Labels are replaced by the percentage of the observations that show that label in the train set.
'''
Parameters
----------
encoding_method : str, default='count'
Desired method of encoding.
'count': number of observations per category
'frequency': percentage of observations per category
variables : list
The list of categorical variables that will be encoded. If None, the
encoder will find and transform all object type variables.
'''
count_encoder = CountFrequencyEncoder(encoding_method='frequency',
variables=['cabin', 'pclass', 'embarked'])
count_encoder.fit(X_train)
CountFrequencyEncoder(encoding_method='frequency', variables=['cabin', 'pclass', 'embarked'])
# we can explore the encoder_dict_ to find out the category replacements.
count_encoder.encoder_dict_
{'cabin': {'n': 0.7663755458515283, 'C': 0.07751091703056769, 'B': 0.04585152838427948, 'D': 0.034934497816593885, 'E': 0.034934497816593885, 'A': 0.018558951965065504, 'F': 0.016375545851528384, 'G': 0.004366812227074236, 'T': 0.001091703056768559}, 'pclass': {3: 0.5436681222707423, 1: 0.25109170305676853, 2: 0.2052401746724891}, 'embarked': {'S': 0.7117903930131004, 'C': 0.19759825327510916, 'Q': 0.0906113537117904}}
# transform the data: see the change in the head view
train_t = count_encoder.transform(X_train)
test_t = count_encoder.transform(X_test)
test_t.head()
pclass | sex | age | sibsp | parch | fare | cabin | embarked | |
---|---|---|---|---|---|---|---|---|
1139 | 0.543668 | male | 38.0 | 0 | 0 | 7.8958 | 0.766376 | 0.71179 |
533 | 0.205240 | female | 21.0 | 0 | 1 | 21.0000 | 0.766376 | 0.71179 |
459 | 0.205240 | male | 42.0 | 1 | 0 | 27.0000 | 0.766376 | 0.71179 |
1150 | 0.543668 | male | NaN | 0 | 0 | 14.5000 | 0.766376 | 0.71179 |
393 | 0.205240 | male | 25.0 | 0 | 0 | 31.5000 | 0.766376 | 0.71179 |
test_t['pclass'].value_counts().plot.bar()
plt.show()
test_orig = count_encoder.inverse_transform(test_t)
test_orig.head()
pclass | sex | age | sibsp | parch | fare | cabin | embarked | |
---|---|---|---|---|---|---|---|---|
1139 | 3 | male | 38.0 | 0 | 0 | 7.8958 | n | S |
533 | 2 | female | 21.0 | 0 | 1 | 21.0000 | n | S |
459 | 2 | male | 42.0 | 1 | 0 | 27.0000 | n | S |
1150 | 3 | male | NaN | 0 | 0 | 14.5000 | n | S |
393 | 2 | male | 25.0 | 0 | 0 | 31.5000 | n | S |
Labels are replaced by the number of the observations that show that label in the train set.

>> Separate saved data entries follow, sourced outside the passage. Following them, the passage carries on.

diff --git a/yolov4_amd/csrc/conv_geom.h b/yolov4_amd/csrc/conv_geom.h
--- a/yolov4_amd/csrc/conv_geom.h
+++ b/yolov4_amd/csrc/conv_geom.h
@@ -76,5 +76,8 @@
                  size_t workspace_bytes, int B, int H, int W, int Cin, int Cout, int k, hipStream_t st, bool bf = false,
                  int stride = 1);
 
+int bn_bwd_finalize_partials(const float* part, long long nparts, long long M, int C, const float* gamma, const float* invstd,
+                             float* dgamma, float* dbeta, void* workspace, hipStream_t st);
+
 void note_kernel(const char* fmt, ...);
 }
diff --git a/yolov4_amd/csrc/conv_igemm.hip b/yolov4_amd/csrc/conv_igemm.hip
--- a/yolov4_amd/csrc/conv_igemm.hip
+++ b/yolov4_amd/csrc/conv_igemm.hip
@@ -1399,114 +1399,268 @@
     }
 }
 
+struct StemFrag {
+    bf16x8 fb[2][3];
+    int koff[16];
+    int ktap[16];
+};
+__device__ __forceinline__ void stem_setup(StemFrag& s, const StemGeom& g, const int fr, const int fh) {
+#pragma unroll
+    for (int i = 0; i < 16; ++i) {
+        const int k = (i >> 3) * 16 + fh * 8 + (i & 7);
+        const int r = k / 9, c = (k - r * 9) / 3, q = k - r * 9 - c * 3;
+        const bool kv = k < 27;
+        s.koff[i] = kv ? (int)(c * g.sxc + (r - 1) * g.sxh + (q - 1) * g.sxw) * 4 : 0;
+        s.ktap[i] = kv ? r * 3 + q : 9;
+    }
+#pragma unroll
+    for (int ks = 0; ks < 2; ++ks) {
+        f32x4 w0, w1;
+#pragma unroll
+        for (int i = 0; i < 8; ++i) {
+            const int k = ks * 16 + fh * 8 + i;
+            const int r = k / 9, c = (k - r * 9) / 3, q = k - r * 9 - c * 3;
+            const float v = (k < 27 && fr < g.Cout) ? g.w[fr * 27 + (r * 3 + q) * 3 + c] : 0.f;
+            if (i < 4) w0[i] = v; else w1[i - 4] = v;
+        }
+        u32x2 a1, a2, a3, b1, b2, b3;
+        split3x4(w0, a1, a2, a3);
+        split3x4(w1, b1, b2, b3);
+        const u32x4 q1 = {a1[0], a1[1], b1[0], b1[1]}, q2 = {a2[0], a2[1], b2[0], b2[1]}, q3 = {a3[0], a3[1], b3[0], b3[1]};
+        s.fb[ks][0] = __builtin_bit_cast(bf16x8, q1); s.fb[ks][1] = __builtin_bit_cast(bf16x8, q2); s.fb[ks][2] = __builtin_bit_cast(bf16x8, q3);
+    }
+}
+__device__ __forceinline__ void stem_pixel(const StemGeom& g, const long long p, const float inv_hw, const float inv_w, int& b, int& h,
+                                           int& w) {
+    const int HW = g.H * g.W;
+    b = (int)((float)p * inv_hw);
+    int rem = (int)(p - (long long)b * HW);
+    if (rem < 0) { --b; rem += HW; } else if (rem >= HW) { ++b; rem -= HW; }
+    h = (int)((float)rem * inv_w);
+    w = rem - h * g.W;
+    if (w < 0) { --h; w += g.W; } else if (w >= g.W) { ++h; w -= g.W; }
+}
+__device__ __forceinline__ void stem_load(const StemFrag& s, const StemGeom& g, const __amdgpu_buffer_rsrc_t rsrc, float (&xv)[16],
+                                          const long long tile, const int fr, const float inv_hw, const float inv_w) {
+    const long long p = tile * 32 + fr;
+    unsigned base = 0xffffffffu;
+    unsigned m9 = 0;
+    if (p < g.M) {
+        int b, h, w;
+        stem_pixel(g, p, inv_hw, inv_w, b, h, w);
+        base = (unsigned)(b * g.sxb + h * g.sxh + w * g.sxw) * 4u;
+        const unsigned hm = (h > 0 ? 1u : 0u) | 2u | (h + 1 < g.H ? 4u : 0u);
+        const unsigned wm = (w > 0 ? 1u : 0u) | 2u | (w + 1 < g.W ? 4u : 0u);
+        m9 = ((hm & 1u) ? wm : 0u) | ((hm & 2u) ? wm << 3 : 0u) | ((hm & 4u) ? wm << 6 : 0u);
+    }
+#pragma unroll
+    for (int i = 0; i < 16; ++i) {
+        const bool ok = (m9 >> s.ktap[i]) & 1u;
+        xv[i] = __builtin_bit_cast(float, __builtin_amdgcn_raw_buffer_load_b32(rsrc, ok ? (int)(base + (unsigned)s.koff[i]) : -1, 0, 0));
+    }
+}
+__device__ __forceinline__ f32x16 stem_mma(const StemFrag& s, const float (&xv)[16]) {
+    f32x16 acc;
+#pragma unroll
+    for (int e = 0; e < 16; ++e) acc[e] = 0.f;
+#pragma unroll
+    for (int ks = 0; ks < 2; ++ks) {
+        const f32x4 v0 = {xv[ks * 8 + 0], xv[ks * 8 + 1], xv[ks * 8 + 2], xv[ks * 8 + 3]};
+        const f32x4 v1 = {xv[ks * 8 + 4], xv[ks * 8 + 5], xv[ks * 8 + 6], xv[ks * 8 + 7]};
+        u32x2 a1, a2, a3, b1, b2, b3;
+        split3x4(v0, a1, a2, a3);
+        split3x4(v1, b1, b2, b3);
+        const u32x4 q1 = {a1[0], a1[1], b1[0], b1[1]}, q2 = {a2[0], a2[1], b2[0], b2[1]}, q3 = {a3[0], a3[1], b3[0], b3[1]};
+        const bf16x8 f1 = __builtin_bit_cast(bf16x8, q1), f2 = __builtin_bit_cast(bf16x8, q2), f3 = __builtin_bit_cast(bf16x8, q3);
+        acc = __builtin_amdgcn_mfma_f32_32x32x16_bf16(f3, s.fb[ks][0], acc, 0, 0, 0);
+        acc = __builtin_amdgcn_mfma_f32_32x32x16_bf16(f2, s.fb[ks][1], acc, 0, 0, 0);
+        acc = __builtin_amdgcn_mfma_f32_32x32x16_bf16(f1, s.fb[ks][2], acc, 0, 0, 0);
+        acc = __builtin_amdgcn_mfma_f32_32x32x16_bf16(f2, s.fb[ks][0], acc, 0, 0, 0);
+        acc = __builtin_amdgcn_mfma_f32_32x32x16_bf16(f1, s.fb[ks][1], acc, 0, 0, 0);
+        acc = __builtin_amdgcn_mfma_f32_32x32x16_bf16(f1, s.fb[ks][0], acc, 0, 0, 0);
+    }
+    return acc;
+}
+__device__ __forceinline__ void stem_stat_add(float& cs, float& css, const float raw) {
+#pragma clang fp contract(off)
+    cs += raw;
+    css += raw * raw;
+}
+__device__ __forceinline__ void stem_group_row(float (&sred)[4][32][2], float cs, float css, float* __restrict__ rows, const int grp,
+                                               const int Cout) {
+    const int tid = threadIdx.x, lane = tid & 63, wave = tid >> 6, fr = lane & 31, fh = lane >> 5;
+    cs += __shfl_xor(cs, 32, 64);
+    css += __shfl_xor(css, 32, 64);
+    if (fh == 0) { sred[wave][fr][0] = cs; sred[wave][fr][1] = css; }
+    __syncthreads();
+    if (tid < 64) {
+        const int c = tid & 31, which = tid >> 5;
+        const float t = (sred[0][c][which] + sred[1][c][which]) + (sred[2][c][which] + sred[3][c][which]);
+        if (c < Cout) rows[((long long)grp * 2 + which) * Cout + c] = t;
+    }
+    __syncthreads();
+}
+
 __global__ __launch_bounds__(256) void conv_stem_fwd_bf16x3_kernel(const StemGeom g, const int ngroups, const float inv_hw,
                                                                    const float inv_w) {
     __shared__ float sred[4][32][2];
     const int tid = threadIdx.x, lane = tid & 63, wave = tid >> 6;
     const int fr = lane & 31, fh = lane >> 5;
-    const int HW = g.H * g.W;
-    bf16x8 fb[2][3];
-    int koff[16];
-    int ktap[16];
-#pragma unroll
-    for (int i = 0; i < 16; ++i) {
-        const int k = (i >> 3) * 16 + fh * 8 + (i & 7);
-        const int r = k / 9, c = (k - r * 9) / 3, q = k - r * 9 - c * 3;
-        const bool kv = k < 27;
-        koff[i] = kv ? (int)(c * g.sxc + (r - 1) * g.sxh + (q - 1) * g.sxw) * 4 : 0;
-        ktap[i] = kv ? r * 3 + q : 9;
-    }
-#pragma unroll
-    for (int ks = 0; ks < 2; ++ks) {
-        f32x4 w0, w1;
-#pragma unroll
-        for (int i = 0; i < 8; ++i) {
-            const int k = ks * 16 + fh * 8 + i;
-            const int r = k / 9, c = (k - r * 9) / 3, q = k - r * 9 - c * 3;
-            const float v = (k < 27 && fr < g.Cout) ? g.w[fr * 27 + (r * 3 + q) * 3 + c] : 0.f;
-            if (i < 4) w0[i] = v; else w1[i - 4] = v;
-        }
-        u32x2 a1, a2, a3, b1, b2, b3;
-        split3x4(w0, a1, a2, a3);
-        split3x4(w1, b1, b2, b3);
-        const u32x4 q1 = {a1[0], a1[1], b1[0], b1[1]}, q2 = {a2[0], a2[1], b2[0], b2[1]}, q3 = {a3[0], a3[1], b3[0], b3[1]};
-        fb[ks][0] = __builtin_bit_cast(bf16x8, q1); fb[ks][1] = __builtin_bit_cast(bf16x8, q2); fb[ks][2] = __builtin_bit_cast(bf16x8, q3);
-    }
+    StemFrag s;
+    stem_setup(s, g, fr, fh);
     const float sc = (g.scale && fr < g.Cout) ? g.scale[fr] : 1.f;
     const float sh = (g.shift && fr < g.Cout) ? g.shift[fr] : 0.f;
     const __amdgpu_buffer_rsrc_t rsrc = y4_make_rsrc(g.x, 0xfffffff0u);
     float xv0[16], xv1[16];
-    auto load = [&](float (&xv)[16], long long tile) {
-        const long long p = tile * 32 + fr;
-        unsigned base = 0xffffffffu;
-        unsigned m9 = 0;
-        if (p < g.M) {
-            int b = (int)((float)p * inv_hw);
-            int rem = (int)(p - (long long)b * HW);
-            if (rem < 0) { --b; rem += HW; } else if (rem >= HW) { ++b; rem -= HW; }
-            int h = (int)((float)rem * inv_w);
-            int w = rem - h * g.W;
-            if (w < 0) { --h; w += g.W; } else if (w >= g.W) { ++h; w -= g.W; }
-            base = (unsigned)(b * g.sxb + h * g.sxh + w * g.sxw) * 4u;
-            const unsigned hm = (h > 0 ? 1u : 0u) | 2u | (h + 1 < g.H ? 4u : 0u);
-            const unsigned wm = (w > 0 ? 1u : 0u) | 2u | (w + 1 < g.W ? 4u : 0u);
-            m9 = ((hm & 1u) ? wm : 0u) | ((hm & 2u) ? wm << 3 : 0u) | ((hm & 4u) ? wm << 6 : 0u);
-        }
-#pragma unroll
-        for (int i = 0; i < 16; ++i) {
-            const bool ok = (m9 >> ktap[i]) & 1u;
-            xv[i] = __builtin_bit_cast(float, __builtin_amdgcn_raw_buffer_load_b32(rsrc, ok ? (int)(base + (unsigned)koff[i]) : -1, 0, 0));
-        }
-    };
     float cs = 0.f, css = 0.f;
     auto compute = [&](float (&xv)[16], long long tile) {
-        f32x16 acc;
-#pragma unroll
-        for (int e = 0; e < 16; ++e) acc[e] = 0.f;
-#pragma unroll
-        for (int ks = 0; ks < 2; ++ks) {
-            const f32x4 v0 = {xv[ks * 8 + 0], xv[ks * 8 + 1], xv[ks * 8 + 2], xv[ks * 8 + 3]};
-            const f32x4 v1 = {xv[ks * 8 + 4], xv[ks * 8 + 5], xv[ks * 8 + 6], xv[ks * 8 + 7]};
-            u32x2 a1, a2, a3, b1, b2, b3;
-            split3x4(v0, a1, a2, a3);
-            split3x4(v1, b1, b2, b3);
-            const u32x4 q1 = {a1[0], a1[1], b1[0], b1[1]}, q2 = {a2[0], a2[1], b2[0], b2[1]}, q3 = {a3[0], a3[1], b3[0], b3[1]};
-            const bf16x8 f1 = __builtin_bit_cast(bf16x8, q1), f2 = __builtin_bit_cast(bf16x8, q2), f3 = __builtin_bit_cast(bf16x8, q3);
-            acc = __builtin_amdgcn_mfma_f32_32x32x16_bf16(f3, fb[ks][0], acc, 0, 0, 0);
-            acc = __builtin_amdgcn_mfma_f32_32x32x16_bf16(f2, fb[ks][1], acc, 0, 0, 0);
-            acc = __builtin_amdgcn_mfma_f32_32x32x16_bf16(f1, fb[ks][2], acc, 0, 0, 0);
-            acc = __builtin_amdgcn_mfma_f32_32x32x16_bf16(f2, fb[ks][0], acc, 0, 0, 0);
-            acc = __builtin_amdgcn_mfma_f32_32x32x16_bf16(f1, fb[ks][1], acc, 0, 0, 0);
-            acc = __builtin_amdgcn_mfma_f32_32x32x16_bf16(f1, fb[ks][0], acc, 0, 0, 0);
-        }
+        const f32x16 acc = stem_mma(s, xv);
         const long long mbase = tile * 32 + 4 * fh;
 #pragma unroll
         for (int e = 0; e < 16; ++e) {
             const float raw = acc[e];
-            cs += raw; css += raw * raw;
+            stem_stat_add(cs, css, raw);
             const long long m = mbase + (e & 3) + 8 * (e >> 2);
             if (fr < g.Cout && m < g.M) g.y[m * g.ldy + fr] = y4_act(raw * sc + sh, g.act);
         }
     };
     for (int grp = blockIdx.x; grp < ngroups; grp += gridDim.x) {
         const long long t0 = (long long)grp * 8 + wave * 2;
-        load(xv0, t0);
-        load(xv1, t0 + 1);
+        stem_load(s, g, rsrc, xv0, t0, fr, inv_hw, inv_w);
+        stem_load(s, g, rsrc, xv1, t0 + 1, fr, inv_hw, inv_w);
         cs = 0.f; css = 0.f;
         compute(xv0, t0);
         compute(xv1, t0 + 1);
-        if (g.stats) {
-            cs += __shfl_xor(cs, 32, 64);
-            css += __shfl_xor(css, 32, 64);
-            if (fh == 0) { sred[wave][fr][0] = cs; sred[wave][fr][1] = css; }
+        if (g.stats) stem_group_row(sred, cs, css, g.stats, grp, g.Cout);
+    }
+}
+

# this time we encode only 1 variable
count_enc = CountFrequencyEncoder(encoding_method='count',
variables='cabin')
count_enc.fit(X_train)
CountFrequencyEncoder(variables=['cabin'])
# we can find the mappings in the encoder_dict_ attribute.
count_enc.encoder_dict_
{'cabin': {'n': 702, 'C': 71, 'B': 42, 'D': 32, 'E': 32, 'A': 17, 'F': 15, 'G': 4, 'T': 1}}
# transform the data: see the change in the head view for Cabin
train_t = count_enc.transform(X_train)
test_t = count_enc.transform(X_test)
test_t.head()
pclass | sex | age | sibsp | parch | fare | cabin | embarked | |
---|---|---|---|---|---|---|---|---|
1139 | 3 | male | 38.0 | 0 | 0 | 7.8958 | 702 | S |
533 | 2 | female | 21.0 | 0 | 1 | 21.0000 | 702 | S |
459 | 2 | male | 42.0 | 1 | 0 | 27.0000 | 702 | S |
1150 | 3 | male | NaN | 0 | 0 | 14.5000 | 702 | S |
393 | 2 | male | 25.0 | 0 | 0 | 31.5000 | 702 | S |
If we don't indicate which variables we want to encode, the encoder will find all categorical variables
# this time we ommit the argument for variable
count_enc = CountFrequencyEncoder(encoding_method = 'count')
count_enc.fit(X_train)
CountFrequencyEncoder(variables=['pclass', 'sex', 'cabin', 'embarked'])
# we can see that the encoder selected automatically all the categorical variables
count_enc.variables
['pclass', 'sex', 'cabin', 'embarked']
# transform the data: see the change in the head view
train_t = count_enc.transform(X_train)
test_t = count_enc.transform(X_test)
test_t.head()
pclass | sex | age | sibsp | parch | fare | cabin | embarked | |
---|---|---|---|---|---|---|---|---|
1139 | 498 | 581 | 38.0 | 0 | 0 | 7.8958 | 702 | 652 |
533 | 188 | 335 | 21.0 | 0 | 1 | 21.0000 | 702 | 652 |
459 | 188 | 581 | 42.0 | 1 | 0 | 27.0000 | 702 | 652 |
1150 | 498 | 581 | NaN | 0 | 0 | 14.5000 | 702 | 652 |
393 | 188 | 581 | 25.0 | 0 | 0 | 31.5000 | 702 | 652 |
if there are labels in the test set that were not present in the train set, the transformer will introduce NaN, and raise a warning.